Exercise requirements: Retype the records below exactly as they appear.
═════ Information given ═════
# jamie8johnson/cqs

Measured on AMD Instinct MI355X. Metric: queries/sec @k=20 (brute-force cosine scan + top-k, 768-d fp32), higher is better.
Workload: dtype f32; 1 GPU; BASELINE configs[1]: 1000000 x 768 fp32 unit vectors, 1 query per step, brute-force cosine top-20; mode=single, rows_per_gpu=1000000, total_rows=1000000, dim=768, k=20, parallelism=single GPU, ranks_seen=1

## Files before the change

### cqs_amd/csrc/f32_score.h

```cpp
#pragma once
#include "scan_device.h"

namespace cqs {

template <int NCH, bool NT = false>
__device__ __forceinline__ void f32_row_fragments(const float* rp, uint32_t dim, uint32_t lane, f4 (&x)[NCH]) {
#pragma unroll
    for (int c = 0; c < NCH; ++c) {
        const uint32_t idx = (uint32_t)c * 256u + lane * 4u;
        const uint32_t off = idx < dim ? idx : dim - 4u;
        if (NT) x[c] = __builtin_nontemporal_load((const f4*)(rp + off));
        else x[c] = *(const f4*)(rp + off);
    }
}

template <int NCH>
__device__ __forceinline__ void f32_fragments(const float* rp, const float* qp, uint32_t dim, uint32_t lane, f4 (&x)[NCH],
                                              f4 (&qv)[NCH]) {
#pragma unroll
    for (int c = 0; c < NCH; ++c) {
        const uint32_t idx = (uint32_t)c * 256u + lane * 4u;
        const bool in = idx < dim;
        const uint32_t off = in ? idx : dim - 4u;
        x[c] = *(const f4*)(rp + off);
        const f4 v = *(const f4*)(qp + off);
        qv[c] = in ? v : (f4)(0.f);
    }
}

template <int NCH>
__device__ __forceinline__ float f32_dot_chain(const f4 (&x)[NCH], const f4 (&qv)[NCH]) {
    f2 acc2 = (f2)(0.f);
#pragma unroll
    for (int c = 0; c < NCH; ++c) {
        const f2 xlo = __builtin_shufflevector(x[c], x[c], 0, 1);
        const f2 xhi = __builtin_shufflevector(x[c], x[c], 2, 3);
        acc2 = __builtin_elementwise_fma(xlo, __builtin_shufflevector(qv[c], qv[c], 0, 1), acc2);
        acc2 = __builtin_elementwise_fma(xhi, __builtin_shufflevector(qv[c], qv[c], 2, 3), acc2);
    }
    float s = acc2.x + acc2.y;
#pragma unroll
    for (int m = 32; m >= 1; m >>= 1) s += __shfl_xor(s, m, 64);
    return s;
}

__device__ __forceinline__ bool f32_emit(float& s, uint32_t mode, float thr) {
    bool keep = __builtin_fabsf(s) <= 3.4028234664e38f;
    if (keep && mode == 1u) {
        s = s < 0.f ? 0.f : (s > 1.f ? 1.f : s);
        keep = s >= thr;
    }
    return keep;
}

}
```

### cqs_amd/csrc/index.hip

```cpp
#include <hip/hip_runtime.h>

#include <algorithm>
#include <cstdio>
#include <cstdlib>
#include <cstring>
#include <new>

#include "abi_guard.h"
#include "roctx.h"
#include "index_internal.h"
#include "scan_bf16.h"
#include "scan_i8.h"
#include "search_host.h"

using cqs::kMaxK;
using cqs::kRowsPerBlock;

namespace cqs_idx {

uint64_t pad_rows(uint64_t n) { return (n + kRowsPerBlock - 1) / kRowsPerBlock * kRowsPerBlock; }

int32_t fail(cqs_hip_index* idx, int32_t code, const char* what, hipError_t e) {
    char buf[512];
    if (e != hipSuccess)
// ... 148 lines not shown
    return CQS_HIP_OK;
}

void free_keep_tab(cqs_hip_index* x) {
    hipFree(x->d_keep_tab);
    hipHostFree(x->h_keep_tab);
    x->d_keep_tab = nullptr; x->h_keep_tab = nullptr; x->keep_tab_stride = 0;
}
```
═════
Output below:
# jamie8johnson/cqs

Measured on AMD Instinct MI355X. Metric: queries/sec @k=20 (brute-force cosine scan + top-k, 768-d fp32), higher is better.
Workload: dtype f32; 1 GPU; BASELINE configs[1]: 1000000 x 768 fp32 unit vectors, 1 query per step, brute-force cosine top-20; mode=single, rows_per_gpu=1000000, total_rows=1000000, dim=768, k=20, parallelism=single GPU, ranks_seen=1

## Files before the change

### cqs_amd/csrc/f32_score.h

```cpp
#pragma once
#include "scan_device.h"

namespace cqs {

template <int NCH, bool NT = false>
__device__ __forceinline__ void f32_row_fragments(const float* rp, uint32_t dim, uint32_t lane, f4 (&x)[NCH]) {
#pragma unroll
    for (int c = 0; c < NCH; ++c) {
        const uint32_t idx = (uint32_t)c * 256u + lane * 4u;
        const uint32_t off = idx < dim ? idx : dim - 4u;
        if (NT) x[c] = __builtin_nontemporal_load((const f4*)(rp + off));
        else x[c] = *(const f4*)(rp + off);
    }
}

template <int NCH>
__device__ __forceinline__ void f32_fragments(const float* rp, const float* qp, uint32_t dim, uint32_t lane, f4 (&x)[NCH],
                                              f4 (&qv)[NCH]) {
#pragma unroll
    for (int c = 0; c < NCH; ++c) {
        const uint32_t idx = (uint32_t)c * 256u + lane * 4u;
        const bool in = idx < dim;
        const uint32_t off = in ? idx : dim - 4u;
        x[c] = *(const f4*)(rp + off);
        const f4 v = *(const f4*)(qp + off);
        qv[c] = in ? v : (f4)(0.f);
    }
}

template <int NCH>
__device__ __forceinline__ float f32_dot_chain(const f4 (&x)[NCH], const f4 (&qv)[NCH]) {
    f2 acc2 = (f2)(0.f);
#pragma unroll
    for (int c = 0; c < NCH; ++c) {
        const f2 xlo = __builtin_shufflevector(x[c], x[c], 0, 1);
        const f2 xhi = __builtin_shufflevector(x[c], x[c], 2, 3);
        acc2 = __builtin_elementwise_fma(xlo, __builtin_shufflevector(qv[c], qv[c], 0, 1), acc2);
        acc2 = __builtin_elementwise_fma(xhi, __builtin_shufflevector(qv[c], qv[c], 2, 3), acc2);
    }
    float s = acc2.x + acc2.y;
#pragma unroll
    for (int m = 32; m >= 1; m >>= 1) s += __shfl_xor(s, m, 64);
    return s;
}

__device__ __forceinline__ bool f32_emit(float& s, uint32_t mode, float thr) {
    bool keep = __builtin_fabsf(s) <= 3.4028234664e38f;
    if (keep && mode == 1u) {
        s = s < 0.f ? 0.f : (s > 1.f ? 1.f : s);
        keep = s >= thr;
    }
    return keep;
}

}
```

### cqs_amd/csrc/index.hip

```cpp
#include <hip/hip_runtime.h>

#include <algorithm>
#include <cstdio>
#include <cstdlib>
#include <cstring>
#include <new>

#include "abi_guard.h"
#include "roctx.h"
#include "index_internal.h"
#include "scan_bf16.h"
#include "scan_i8.h"
#include "search_host.h"

using cqs::kMaxK;
using cqs::kRowsPerBlock;

namespace cqs_idx {

uint64_t pad_rows(uint64_t n) { return (n + kRowsPerBlock - 1) / kRowsPerBlock * kRowsPerBlock; }

int32_t fail(cqs_hip_index* idx, int32_t code, const char* what, hipError_t e) {
    char buf[512];
    if (e != hipSuccess)
// ... 148 lines not shown
    return CQS_HIP_OK;
}

void free_keep_tab(cqs_hip_index* x) {
    hipFree(x->d_keep_tab);
    hipHostFree(x->h_keep_tab);
    x->d_keep_tab = nullptr; x->h_keep_tab = nullptr; x->keep_tab_stride = 0;
}
```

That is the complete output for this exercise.